Figure 3.

Strain gradient creation and single Fn fiber staining with A32 and Ctl Fn Ab. A) A schematic for preparation of the strain gradient pattern is shown. The dimensions for a rectangle of PDMS, with micropatterned ridges, is shown with dotted lines indicating incision points. After application of strain to the sheet, the incision leads to a gradient with highest strain between the incision that decreases moving progressively away from the middle of the PDMS sheet. B) A representative image of a PDMS sheet with a strain gradient pattern is shown clamped within the strain device. The sheet is stretched to a length of 10.5 cm. C) The strain values were measured on a gradient-stretched PDMS substrate by measuring the width of microfabricated ridges/valleys, L_i. Relative strain was calculated according to L_i/L where L is the unstretched width of the valleys (20 μm). D-G) A brightfield image (D) is shown of a single Fn fiber fluorescently labeled with Alex-546 (E) after incubation with both the Ctl Fn Ab (F), the A32 Ab (G), and fluorescently labeled secondary Abs.
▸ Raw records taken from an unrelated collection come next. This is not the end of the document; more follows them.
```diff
         : "+f"(d[0]), "+f"(d[1]), "+f"(d[2]), "+f"(d[3]), "+f"(d[4]), "+f"(d[5]), "+f"(d[6]), "+f"(d[7]), "+f"(d[8]), "+f"(d[9]), "+f"(d[10]), "+f"(d[11]), "+f"(d[12]), "+f"(d[13]), "+f"(d[14]), "+f"(d[15]), "+f"(d[16]), "+f"(d[17]), "+f"(d[18]), "+f"(d[19]), "+f"(d[20]), "+f"(d[21]), "+f"(d[22]), "+f"(d[23]), "+f"(d[24]), "+f"(d[25]), "+f"(d[26]), "+f"(d[27]), "+f"(d[28]), "+f"(d[29]), "+f"(d[30]), "+f"(d[31]), "+f"(d[32]), "+f"(d[33]), "+f"(d[34]), "+f"(d[35]), "+f"(d[36]), "+f"(d[37]), "+f"(d[38]), "+f"(d[39]), "+f"(d[40]), "+f"(d[41]), "+f"(d[42]), "+f"(d[43]), "+f"(d[44]), "+f"(d[45]), "+f"(d[46]), "+f"(d[47]), "+f"(d[48]), "+f"(d[49]), "+f"(d[50]), "+f"(d[51]), "+f"(d[52]), "+f"(d[53]), "+f"(d[54]), "+f"(d[55]), "+f"(d[56]), "+f"(d[57]), "+f"(d[58]), "+f"(d[59]), "+f"(d[60]), "+f"(d[61]), "+f"(d[62]), "+f"(d[63])
-        : "r"(accumulate), "l"(a), "l"(b), "n"(kTransA));
+        : "r"(accumulate), "l"(a), "l"(b), "n"(kTransA), "n"(kTransB));
   }
 };
 
diff --git a/include/d2b200.h b/include/d2b200.h
--- a/include/d2b200.h
+++ b/include/d2b200.h
@@ -220,6 +220,11 @@
 
 #define D2B_DCN_X_NHWC 1
 int d2b_deform_conv_tc_shape_supported(const d2b_dcn_params* p, int backward);
+#define D2B_DCN_BWD_DATA 1
+#define D2B_DCN_BWD_WEIGHT 2
+#define D2B_DCN_BWD_WEIGHT_COLS 4
+#define D2B_DCN_BWD_FUSED 8
+int d2b_deform_conv_tc_bwd_path(const d2b_dcn_params* p, int has_cols, int need_data, int need_weight);
 size_t d2b_deform_conv_forward_workspace_bytes(const d2b_dcn_params* p, int precision, int flags);
 size_t d2b_deform_conv_cols_bytes(const d2b_dcn_params* p, int precision);
 int d2b_deform_conv_forward(const float* x, const float* offset, const float* mask,
```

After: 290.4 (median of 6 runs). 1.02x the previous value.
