diff --git a/voxel-slam_amd/csrc/vba_li_order.hpp b/voxel-slam_amd/csrc/vba_li_order.hpp
--- a/voxel-slam_amd/csrc/vba_li_order.hpp
+++ b/voxel-slam_amd/csrc/vba_li_order.hpp
@@ -39,6 +39,34 @@
   return hb[ne1 + 90 * W + (R - nw) * 3 + (C - nw)];
 }
 
+LIO_HD void li_hess_assemble(double *hess, const double *hb, const double *lid, int W, int grav, double coef) {
+  const int nw = 15 * W, n = nw + (grav ? 3 : 0), n6 = 6 * W, ne1 = li_hb_ne1(W);
+  const double z = coef * 0.0;
+  for (long long e = 0; e < (long long)n * n; e++) hess[e] = z;
+  for (int a = 0; a < W; a++)
+    for (int b = (a > 0 ? a - 1 : 0); b <= a + 1 && b < W; b++) {
+      const double *src = hb + li_hb_pair(a, b);
+      double *dst = hess + (long long)(15 * a) * n + 15 * b;
+      for (int r = 0; r < 15; r++)
+        for (int k = 0; k < 15; k++) dst[(long long)r * n + k] = coef * src[15 * r + k];
+    }
+  if (grav) {
+    for (int R = 0; R < nw; R++)
+      for (int k = 0; k < 3; k++) hess[(long long)R * n + nw + k] = coef * hb[ne1 + R * 3 + k];
+    for (int k = 0; k < 3; k++)
+      for (int C = 0; C < nw; C++) hess[(long long)(nw + k) * n + C] = coef * hb[ne1 + 45 * W + k * nw + C];
+    for (int r = 0; r < 3; r++)
+      for (int k = 0; k < 3; k++) hess[(long long)(nw + r) * n + nw + k] = coef * hb[ne1 + 90 * W + 3 * r + k];
+  }
+  for (int i = 0; i < W; i++)
+    for (int j = 0; j < W; j++) {
+      const double *src = lid + (long long)(6 * i) * n6 + 6 * j;
+      double *dst = hess + (long long)(15 * i) * n + 15 * j;
+      for (int r = 0; r < 6; r++)
+        for (int k = 0; k < 6; k++) dst[(long long)r * n + k] += src[r * n6 + k];
+    }
+}
+
 }
 
 #undef LIO_HD
diff --git a/voxel-slam_amd/csrc/voxelba.hip b/voxel-slam_amd/csrc/voxelba.hip
--- a/voxel-slam_amd/csrc/voxelba.hip
+++ b/voxel-slam_amd/csrc/voxelba.hip
@@ -839,33 +839,43 @@
 }
 }
 
-static int li_setup(vba_ctx *c, const double *states, const double *imus, int gravity, LiDev &h, std::vector<double> &fimg) {
-  const int W = c->opt.win_size, DIM = VBA_DIM, F = W - 1;
-  const int n = W * DIM + (gravity ? 3 : 0), nb = gravity ? 33 : 30;
+constexpr size_t LI_PIN_UP = 32768, LI_PIN_DOUBLES = 65536;
+static_assert(LI_PIN_UP + (size_t)(LI_MAX_W - 1) * 304 <= 60000, "the factor image ends below the slot vba_lm_begin uses on a sharded rank");
+extern "C++" {
+template <int W>
+static void launch_li_init(vba_ctx *c, const double *states, int gravity) {
+  LiInit<W> a{};
+  a.n = W * VBA_DIM + (gravity ? 3 : 0); a.nb = gravity ? 33 : 30; a.gravity = gravity ? 1 : 0; a.gauge = gravity ? 6 : VBA_DIM; a.F = W - 1;
+  a.nh = li_hb_size(W, 1); a.imu_coef = c->opt.imu_coef;
+  for (int i = 0; i < W; i++) {
+    const double *sx = states + 25 * i;
+    a.tstamp[i] = sx[0];
+    for (int k = 0; k < 12; k++) a.ex[12 * i + k] = sx[13 + k];
+  }
+  a.dst = c->d_li; a.himu = c->d_himu; a.gimu = c->d_gimu;
+  hipLaunchKernelGGL(k_li_init<W>, dim3(LI_INIT_NB), dim3(256), 0, c->stream, lm_init_arg<W>(c, true), a);
+}
+}
+static int li_setup(vba_ctx *c, const double *states, const double *imus, int gravity) {
+  const int W = c->opt.win_size, F = W - 1;
   if (!c->d_li) {
     HIPCHK(c, c->d_li.ensure(1));
     HIPCHK(c, c->d_imu.ensure((size_t)LI_MAX_W * 304));
     HIPCHK(c, c->d_himu.ensure((size_t)LI_MAX_N * LI_MAX_N));
     HIPCHK(c, c->d_gimu.ensure((size_t)LI_MAX_N));
   }
+  int st = ensure_pin(c, LI_PIN_DOUBLES);
+  if (st) return st;
   std::vector<double> poses((size_t)W * 12);
   states_to_poses(states, W, poses.data());
-  int st = vba_lm_begin(c, poses.data(), 0);
-  if (st) return st;
-  st = lm_init_flush(c);
-  if (st) return st;
-  h = LiDev{};
-  h.W = W; h.n = n; h.nb = nb; h.gravity = gravity ? 1 : 0; h.gauge = gravity ? 6 : DIM; h.F = F; h.imu_coef = c->opt.imu_coef;
-  for (int i = 0; i < W; i++) {
-    const double *sx = states + 25 * i;
-    h.tstamp[i] = sx[0];
-    for (int k = 0; k < 12; k++) h.ex[12 * i + k] = h.ext[12 * i + k] = sx[13 + k];
-  }
-  fimg.resize((size_t)F * 304);
-  std::memcpy(fimg.data(), imus, fimg.size() * sizeof(double));
+  st = vba_lm_begin(c, poses.data(), 0);
+  if (st) return st;
+  double *fimg = c->h_pin + LI_PIN_UP;
+  const size_t nimg = (size_t)F * 304;
+  std::memcpy(fimg, imus, nimg * sizeof(double));
   for (int f = 0; f < F; f++) {
     const double *cov = imus + 304 * (size_t)f + 79;
-    double *dst = fimg.data() + 304 * (size_t)f + 79;
+    double *dst = fimg + 304 * (size_t)f + 79;
     bool hit = false;
     for (auto &e : c->covinv_cache)
       if (std::memcmp(e.data(), cov, 225 * sizeof(double)) == 0) { std::memcpy(dst, e.data() + 225, 225 * sizeof(double)); hit = true; break; }
@@ -877,12 +887,15 @@
       std::memcpy(e.data(), cov, 225 * sizeof(double)); std::memcpy(e.data() + 225, dst, 225 * sizeof(double));
     }
   }
-  {
-    HIPCHK(c, hipMemcpyAsync(c->d_li, &h, sizeof(LiDev), hipMemcpyHostToDevice, c->stream));
-    HIPCHK(c, hipMemcpyAsync(c->d_imu, fimg.data(), fimg.size() * sizeof(double), hipMemcpyHostToDevice, c->stream));
-  }
-  HIPCHK(c, hipMemsetAsync(c->d_himu, 0, (size_t)li_hb_size(W, 1) * sizeof(double), c->stream));
-  HIPCHK(c, hipMemsetAsync(c->d_gimu, 0, (size_t)n * sizeof(double), c->stream));
+  HIPCHK(c, hipMemcpyAsync(c->d_imu, fimg, nimg * sizeof(double), hipMemcpyHostToDevice, c->stream));
+  switch (W) {
+#define VBA_LII_CASE(WW) case WW: launch_li_init<WW>(c, states, gravity); break;
+    VBA_LII_CASE(2) VBA_LII_CASE(3) VBA_LII_CASE(4) VBA_LII_CASE(5) VBA_LII_CASE(6) VBA_LII_CASE(7) VBA_LII_CASE(8) VBA_LII_CASE(9) VBA_LII_CASE(10)
+    VBA_LII_CASE(11) VBA_LII_CASE(12) VBA_LII_CASE(13) VBA_LII_CASE(14) VBA_LII_CASE(15) VBA_LII_CASE(16)
+#undef VBA_LII_CASE
+    default: return VBA_ERR_UNSUPPORTED_WINDOW;
+  }
+  HIPCHK(c, hipGetLastError());
   {
     static bool attr_set[kMaxDevices] = {false};
     constexpr int FM = LI_MAX_W - 1;
@@ -900,9 +913,8 @@
   const int W = c->opt.win_size, V = c->nvox, DIM = VBA_DIM, F = W - 1;
   const int n = W * DIM + (gravity ? 3 : 0), nb = gravity ? 33 : 30, n6 = 6 * W;
   if (!gravity) max_iter = 3;
-  LiDev h{};
-  std::vector<double> fimg;
-  int st = li_setup(c, states, imus, gravity, h, fimg);
+  const int gauge = gravity ? 6 : DIM, grav = gravity ? 1 : 0;
+  int st = li_setup(c, states, imus, gravity);
   if (st) return st;
   char *base = reinterpret_cast<char *>(c->d_lm.p);
   const double *x_dev = reinterpret_cast<const double *>(base + offsetof(LmDev, x));
@@ -925,25 +937,25 @@
     TimedSpan s1{};
     span_begin(c, "solve", s1);
     switch (W) {
-      case 2: st = launch_li_solve<2>(c, copy_raw, n, h.gauge, h.gravity); break;
-      case 3: st = launch_li_solve<3>(c, copy_raw, n, h.gauge, h.gravity); break;
-      case 4: st = launch_li_solve<4>(c, copy_raw, n, h.gauge, h.gravity); break;
-      case 5: st = launch_li_solve<5>(c, copy_raw, n, h.gauge, h.gravity); break;
-      case 6: st = launch_li_solve<6>(c, copy_raw, n, h.gauge, h.gravity); break;
-      case 7: st = launch_li_solve<7>(c, copy_raw, n, h.gauge, h.gravity); break;
-      case 9: st = launch_li_solve<9>(c, copy_raw, n, h.gauge, h.gravity); break;
-      case 8: st = launch_li_solve<8>(c, copy_raw, n, h.gauge, h.gravity); break;
+      case 2: st = launch_li_solve<2>(c, copy_raw, n, gauge, grav); break;
+      case 3: st = launch_li_solve<3>(c, copy_raw, n, gauge, grav); break;
+      case 4: st = launch_li_solve<4>(c, copy_raw, n, gauge, grav); break;
+      case 5: st = launch_li_solve<5>(c, copy_raw, n, gauge, grav); break;
+      case 6: st = launch_li_solve<6>(c, copy_raw, n, gauge, grav); break;
+      case 7: st = launch_li_solve<7>(c, copy_raw, n, gauge, grav); break;
+      case 9: st = launch_li_solve<9>(c, copy_raw, n, gauge, grav); break;
+      case 8: st = launch_li_solve<8>(c, copy_raw, n, gauge, grav); break;
       case 10: {
         static const int nt = diag_env("VBA_LI_NT") ? atoi(diag_env("VBA_LI_NT")) : 512;
-        if (nt == 256) st = launch_li_solve<10, 256>(c, copy_raw, n, h.gauge, h.gravity); else if (nt == 1024) st = launch_li_solve<10, 1024>(c, copy_raw, n, h.gauge, h.gravity); else st = launch_li_solve<10, 512>(c, copy_raw, n, h.gauge, h.gravity);
+        if (nt == 256) st = launch_li_solve<10, 256>(c, copy_raw, n, gauge, grav); else if (nt == 1024) st = launch_li_solve<10, 1024>(c, copy_raw, n, gauge, grav); else st = launch_li_solve<10, 512>(c, copy_raw, n, gauge, grav);
         break;
       }
-      case 11: st = launch_li_solve<11>(c, copy_raw, n, h.gauge, h.gravity); break;
-      case 12: st = launch_li_solve<12>(c, copy_raw, n, h.gauge, h.gravity); break;
-      case 13: st = launch_li_solve<13>(c, copy_raw, n, h.gauge, h.gravity); break;
-      case 14: st = launch_li_solve<14>(c, copy_raw, n, h.gauge, h.gravity); break;
-      case 15: st = launch_li_solve<15>(c, copy_raw, n, h.gauge, h.gravity); break;
-      case 16: st = launch_li_solve<16>(c, copy_raw, n, h.gauge, h.gravity); break;
+      case 11: st = launch_li_solve<11>(c, copy_raw, n, gauge, grav); break;
+      case 12: st = launch_li_solve<12>(c, copy_raw, n, gauge, grav); break;
+      case 13: st = launch_li_solve<13>(c, copy_raw, n, gauge, grav); break;
+      case 14: st = launch_li_solve<14>(c, copy_raw, n, gauge, grav); break;
+      case 15: st = launch_li_solve<15>(c, copy_raw, n, gauge, grav); break;
+      case 16: st = launch_li_solve<16>(c, copy_raw, n, gauge, grav); break;
       default: c->lm.active = false; return VBA_ERR_UNSUPPORTED_WINDOW;
     }
     span_end(c, "solve", s1);
@@ -970,51 +982,33 @@
   }
   const double t_enq = since(t_0);
   const double t_gpu = since(t_0);
-  static_assert(sizeof(LiDev) % 8 == 0 && sizeof(LmDev) % 8 == 0, "packed as doubles");
-  const size_t o_li = 0, o_img = o_li + sizeof(LiDev) / 8, o_hb = o_img + fimg.size(), o_lid = o_hb + (size_t)li_hb_size(W, 1),
-               o_lm = o_lid + (size_t)n6 * n6, o_end = o_lm + sizeof(LmDev) / 8;
-  st = ensure_pin(c, o_end + 64);
-  if (st) return st;
-  HIPCHK(c, c->d_lipack.ensure(o_end + 64));
-  PackSegs segs{};
-  segs.n = 3;
-  segs.src[0] = (const double *)c->d_li.p; segs.off[0] = o_li; segs.len[0] = sizeof(LiDev) / 8;
-  segs.src[1] = c->d_imu; segs.off[1] = o_img; segs.len[1] = fimg.size();
-  segs.src[2] = (const double *)c->d_lm.p; segs.off[2] = o_lm; segs.len[2] = sizeof(LmDev) / 8;
-  if (hess) {
-    st = tiles_to_full(c, copy_raw ? c->d_raw : c->d_out);
-    if (st) return st;
-    segs.n = 5;
-    segs.src[3] = c->d_full; segs.off[3] = o_lid; segs.len[3] = (size_t)n6 * n6;
-    segs.src[4] = c->d_himu; segs.off[4] = o_hb; segs.len[4] = (size_t)li_hb_size(W, gravity);
-  }
-  hipLaunchKernelGGL(k_pack_segments, dim3(64, segs.n), dim3(256), 0, c->stream, segs, c->d_lipack);
+  const LiPack pk = li_pack_layout(W, gravity, hess != nullptr);
+  if ((size_t)pk.end > LI_PIN_UP) { c->lm.active = false; return VBA_ERR_UNSUPPORTED_WINDOW; }
+  HIPCHK(c, c->d_lipack.ensure((size_t)pk.end + 64));
+  {
+    const double *red = copy_raw ? c->d_raw : c->d_out;
+    switch (W) {
+#define VBA_LIF_CASE(WW) case WW: hipLaunchKernelGGL(k_li_finish<WW>, dim3(LI_FIN_NB), dim3(256), 0, c->stream, c->d_lm, c->d_li, c->d_imu, c->d_himu, red, c->d_lipack, pk); break;
+      VBA_LIF_CASE(2) VBA_LIF_CASE(3) VBA_LIF_CASE(4) VBA_LIF_CASE(5) VBA_LIF_CASE(6) VBA_LIF_CASE(7) VBA_LIF_CASE(8) VBA_LIF_CASE(9) VBA_LIF_CASE(10)
+      VBA_LIF_CASE(11) VBA_LIF_CASE(12) VBA_LIF_CASE(13) VBA_LIF_CASE(14) VBA_LIF_CASE(15) VBA_LIF_CASE(16)
+#undef VBA_LIF_CASE
+      default: c->lm.active = false; return VBA_ERR_UNSUPPORTED_WINDOW;
+    }
+  }
   HIPCHK(c, hipGetLastError());
-  HIPCHK(c, hipMemcpyAsync(c->h_pin, c->d_lipack, o_end * sizeof(double), hipMemcpyDeviceToHost, c->stream));
+  HIPCHK(c, hipMemcpyAsync(c->h_pin, c->d_lipack, (size_t)pk.end * sizeof(double), hipMemcpyDeviceToHost, c->stream));
   HIPCHK(c, hipStreamSynchronize(c->stream));
-  std::memcpy(c->h_lm, c->h_pin + o_lm, sizeof(LmDev));
-  std::memcpy(&h, c->h_pin + o_li, sizeof(LiDev));
-  std::memcpy(fimg.data(), c->h_pin + o_img, fimg.size() * sizeof(double));
-  const double *himu_h = c->h_pin + o_hb;
+  std::memcpy(c->h_lm, c->h_pin, (size_t)pk.n_lm * sizeof(double));
   c->lm.active = false;
   const LmDev *hl = c->h_lm;
+  const double *ex_h = c->h_pin + pk.o_ex, *fac_h = c->h_pin + pk.o_f;
   for (int i = 0; i < W; i++) {
     double *sx = states + 25 * i;
     for (int k = 0; k < 12; k++) sx[1 + k] = hl->x[12 * i + k];
-    for (int k = 0; k < 12; k++) sx[13 + k] = h.ex[12 * i + k];
-  }
-  if (hl->use_spec)
-    for (int f = 0; f < F; f++) std::memcpy(fimg.data() + 304 * (size_t)f + 67, fimg.data() + 304 * (size_t)f + 73, 6 * sizeof(double));
-  for (int f = 0; f < F; f++) std::memcpy(imus + 304 * (size_t)f + 67, fimg.data() + 304 * (size_t)f + 67, 12 * sizeof(double));
-  if (hess) {
-    const double *lid = c->h_pin + o_lid;
-    for (int r = 0; r < n; r++)
-      for (int k = 0; k < n; k++) hess[(size_t)r * n + k] = c->opt.imu_coef * li_hb_get(himu_h, W, n, r, k);
-    for (int i = 0; i < W; i++)
-      for (int j = 0; j < W; j++)
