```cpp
int refit_bvh(Bvh& bvh, const ptamd_face* faces, uint32_t n_faces, const ptamd_light* lights = nullptr, uint32_t n_lights = 0);

float bvh_margins(Bvh& bvh, const ptamd_face* faces, uint32_t n_faces, const ptamd_light* lights, uint32_t n_lights);

float bvh_margins_of_extent(Bvh& bvh, float extent, bool all_finite, const ptamd_light* lights, uint32_t n_lights);

float origin_reach(const ptamd_light* lights, uint32_t n_lights, float extent);

inline bool margins_cover(float extent, float margin_floor, float origin_far)
{
  return (origin_far + extent) * (1.0f / 2097152.0f) <= margin_floor;
}

bool pose_groups_cover(const uint32_t* group_sizes, uint32_t n_groups, uint32_t n_faces);
bool skin_indices_valid(const uint16_t* bone_indices, uint32_t n_faces, uint32_t n_bones);
int morph_targets_check(const char* who, const ptamd_morph_target* targets, uint32_t n_targets, uint32_t n_faces, uint64_t* n_entries);
void morph_table(const ptamd_morph_target* targets, uint32_t n_targets, uint32_t n_faces, std::vector<uint32_t>& begin, std::vector<uint32_t>& entries);

struct HostHit { int32_t kind; int32_t index; float t; float u, v; };
void bvh_trace_host(const Bvh& bvh, const ptamd_face* faces, const float dir[3], const float origin[3],
                    HostHit& out, uint64_t* nodes_visited, uint64_t* tris_tested);
void bvh4_trace_host(const Bvh& bvh, const float dir[3], const float origin[3], HostHit& out, uint64_t* nodes_visited,
                     uint64_t* tris_tested);
void bvh8_trace_host(const Bvh& bvh, const float dir[3], const float origin[3], HostHit& out, uint64_t* nodes_visited,
                     uint64_t* tris_tested);
void bvh4q_trace_host(const Bvh& bvh, const float dir[3], const float origin[3], HostHit& out, uint64_t* nodes_visited,
                      uint64_t* tris_tested);

constexpr float kSkipThreshold = 0.6f;
constexpr uint32_t kSkipRaysPerNode = 2u, kSkipMaxRaysPerNode = 256u, kSkipMinVisits = 16u;
bool skip_links_fit(const Bvh& bvh);

bool record_faces_away(const float e1[3], const float e2[3], uint32_t octant);
uint32_t cull_table(const Bvh& bvh, std::vector<uint8_t>& cull);
void skip_link_table(const Bvh& bvh, const std::vector<uint8_t>& skip, std::vector<uint32_t>& words, const std::vector<uint8_t>* cull = nullptr);
void skip_set_of(const Bvh& bvh, uint32_t mode, float threshold, const uint8_t* given, std::vector<uint8_t>& skip, uint32_t rays_per_node = 0u);
void select_skip_nodes(const Bvh& bvh, float threshold, std::vector<uint8_t>& skip, uint32_t rays_per_node = kSkipRaysPerNode);
struct SkipTables {
  std::vector<uint8_t> skip, cull;
  std::vector<uint32_t> words;
  uint32_t n_skipped = 0, n_culled = 0;
};
void build_skip_tables(const Bvh& bvh, uint32_t mode, float threshold, const uint8_t* given, SkipTables& out);
void skip_trace_host(const Bvh& bvh, const uint32_t* words, const float dir[3], const float origin[3], HostHit& out,
                     uint64_t* nodes_visited, uint64_t* tris_tested, uint32_t* node_visits = nullptr, uint32_t* node_passes = nullptr);
void skip_count_host(const Bvh& bvh, const uint32_t* words, const float dir[3], const float origin[3], uint32_t* node_visits, uint32_t* node_passes);

}
```

cuda-pathtracer_amd/host/skip_links.cpp:

```cpp
#include "ptamd_internal.h"

#include <cmath>
#include <cstdlib>
#include <cstring>

namespace ptamd {

namespace {

inline uint32_t f2u(float f) { uint32_t u; std::memcpy(&u, &f, 4); return u; }

struct Node { uint32_t count, first, right, axis; };
Node node_of(const Bvh& bvh, uint32_t n)
{
  const float* q = &bvh.nodes[(size_t)n * 16];
  const uint32_t info = f2u(q[3]), child = f2u(q[7]);
  return { info >> 24, info & 0xFFFFFFu, child & 0x3FFFFFFFu, child >> 30 };
}

uint32_t down(const Node& nd, uint32_t n, uint32_t o) { return ((o >> nd.axis) & 1u) ? nd.right : n + 1u; }

struct Rng {
  uint64_t s;
  uint32_t next() { s ^= s >> 12; s ^= s << 25; s ^= s >> 27; return (uint32_t)((s * 0x2545F4914F6CDD1Dull) >> 32); }
  float unit() { return (float)(next() >> 8) * (1.0f / 16777216.0f); }
};

}

bool skip_links_fit(const Bvh& bvh) { return bvh.n_nodes <= 896u && bvh.n_tris <= 2047u && bvh.max_leaf <= 15u; }

namespace {
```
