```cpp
extern "C" size_t xp_f16_weights_bytes(void* ctx) { return ctx ? ((Ctx*)ctx)->f16_bytes : 0; }

extern "C" int xp_prepare_f16_weights(void* ctx, const float* weights, void* w16, size_t w16_bytes, void* stream) {
    XP_CHECK_ARG(ctx && weights && w16, "xp_prepare_f16_weights: null pointer");
    Ctx* c = (Ctx*)ctx;
    XP_CHECK_ARG(w16_bytes >= c->f16_bytes, "xp_prepare_f16_weights: buffer too small");
// ... 104 lines not shown
```

### xpoint_amd/csrc/xp_knobs.h

```cpp
#pragma once

struct XpKnob { const char* name; const char* where; const char* what; };

static const XpKnob kXpKnobs[] = {
    {"XP_DENSE_ENGINE", "api.cpp", "initial value of xp_set_dense_engine: h2 (default) | x3"},
    {"XP_DENSE_PRODUCTS", "api.cpp", "initial value of xp_set_dense_products: 6 (default) | 3 | 1"},
    {"XP_RING", "gemm_ring.hip", "0: keep every layer on the round-4 GEMM kernels (default 1: ring engine for N, K >= 256 layers of the split class)"},
    {"XP_RING_TILE", "gemm_ring.hip", "force the ring tile: 0 = 256x256, 1 = 256x128, 2 = 128x128"},
    {"XP_H2P", "gemm_h2p.hip", "ping-pong split-fp16 GEMM: 0 off, 1 (default) K >= 768 and N >= 384, 2 widened"},
    {"XP_H2_ENGINE", "gemm_h2.hip", "rs | lds: force the row-stationary / tile variant of the split-fp16 GEMM"},
    {"XP_H2_TILE", "gemm_h2.hip", "force the split-fp16 tile (0..4)"},
    {"XP_H2_NO64", "gemm_h2.hip", "64x128 tile rule: 0 old, 1 never, 2 (default) only below 128 tiles"},
    {"XP_H2_NGROUP", "gemm_h2.hip", "column tiles per group of the tile order (0 = N-fastest)"},
    {"XP_X3_TILE", "gemm_x3.hip", "force the split-bf16 tile"},
    {"XP_GEMM_STAGGER", "gemm.hip", "exact-f32 GEMM: start-up delay (cycles) of the second workgroup slot of every CU"},
    {"XP_GEMM_STAMPS", "gemm.hip", "exact-f32 GEMM: s_memtime stamps per workgroup (debug)"},
    {"XP_F16_TILE", "gemm_f16.hip", "force the fp16-class tile (0..5)"},
    {"XP_F16_BK", "gemm_f16.hip", "force the fp16-class slab depth: 32 | 64"},
    {"XP_NO_FUSED_MLP", "model.cpp", "1: stages 0-1 as separate launches instead of xp_ln_proj + xp_mlp_fused"},
    {"XP_FUSE_MAXC", "model.cpp", "blocks wider than this many channels run unfused"},
    {"XP_FUSED_X3", "model.cpp", "1: fused block kernels on the x3 planes under the h2 engine"},
    {"XP_NO_LN_PROJ_F16", "model.cpp", "fp16 class: LayerNorm and in_proj as two launches"},
    {"XP_NO_FUSED_MLP_F16", "model.cpp", "fp16 class: 1 two-GEMM MLP everywhere, 2 fused MLP behind a separate LayerNorm"},
    {"XP_MLP_TAIL", "mlp_fused.hip", "0: no separate 4-wave launch for a last round less than half full (C = 192)"},
    {"XP_MLP_NW8", "mlp_fused.hip", "1: 8-wave workgroups in the x3 fused tail (C <= 96)"},
    {"XP_MLP_H2_NW4", "mlp_fused.hip", "1: 4-wave workgroups in the h2 fused tail at C = 192"},
    {"XP_SS2D_SEQ", "ss2d.hip", "0 / 1: force the chunked / sequential form of the fused SS2D core (also xp_ss2d_core_set_mode)"},
    {"XP_SS2D_SEQ_MAXL", "ss2d.hip", "L bound of the automatic choice of the sequential form (default 8192)"},
    {"XP_SS2D_SEQ_V1", "ss2d.hip", "1: first sequential kernel (dt projection on the vector ALU)"},
    {"XP_SS2D_SEQ_NW", "ss2d.hip", "waves per route of the pipelined sequential kernel: 1 | 2 | 4"},
    {"XP_SS2D_TBUDGET", "ss2d.hip", "chunk-length budget of the chunked passes (default 6144 pixel-channels)"},
    {"XP_SS2D_T", "ss2d.hip", "chunk length per channel count, e.g. \"96:32,192:16,384:16\""},
    {"XP_SS2D_THREADS", "ss2d.hip", "threads per workgroup of the chunked passes (default 192)"},
    {"XP_SCAN_V1", "selective_scan.hip", "force the first d_state = 1 operator-boundary scan kernel"},
// ... 22 lines not shown
```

H) Intensity ratios (A32/Ctl) are shown for Fn fibers stretched over a wide range of strains with (orange circles) or without prior exposure to heparin at 50 μg/ml (blue circles). Each circle represents one field of view for a single Fn fiber measured over the valleys. Four experiments for untreated and heparin treated fibers were conducted to populate the graph. The regression of intensity ratio versus strain for heparin-treated fibers was statistically different from 0, showing a trend as a function of strain, by using the standard error of the slope. (scale bar = 100 μm). Line equation: y = −0.1103x + 1.9177.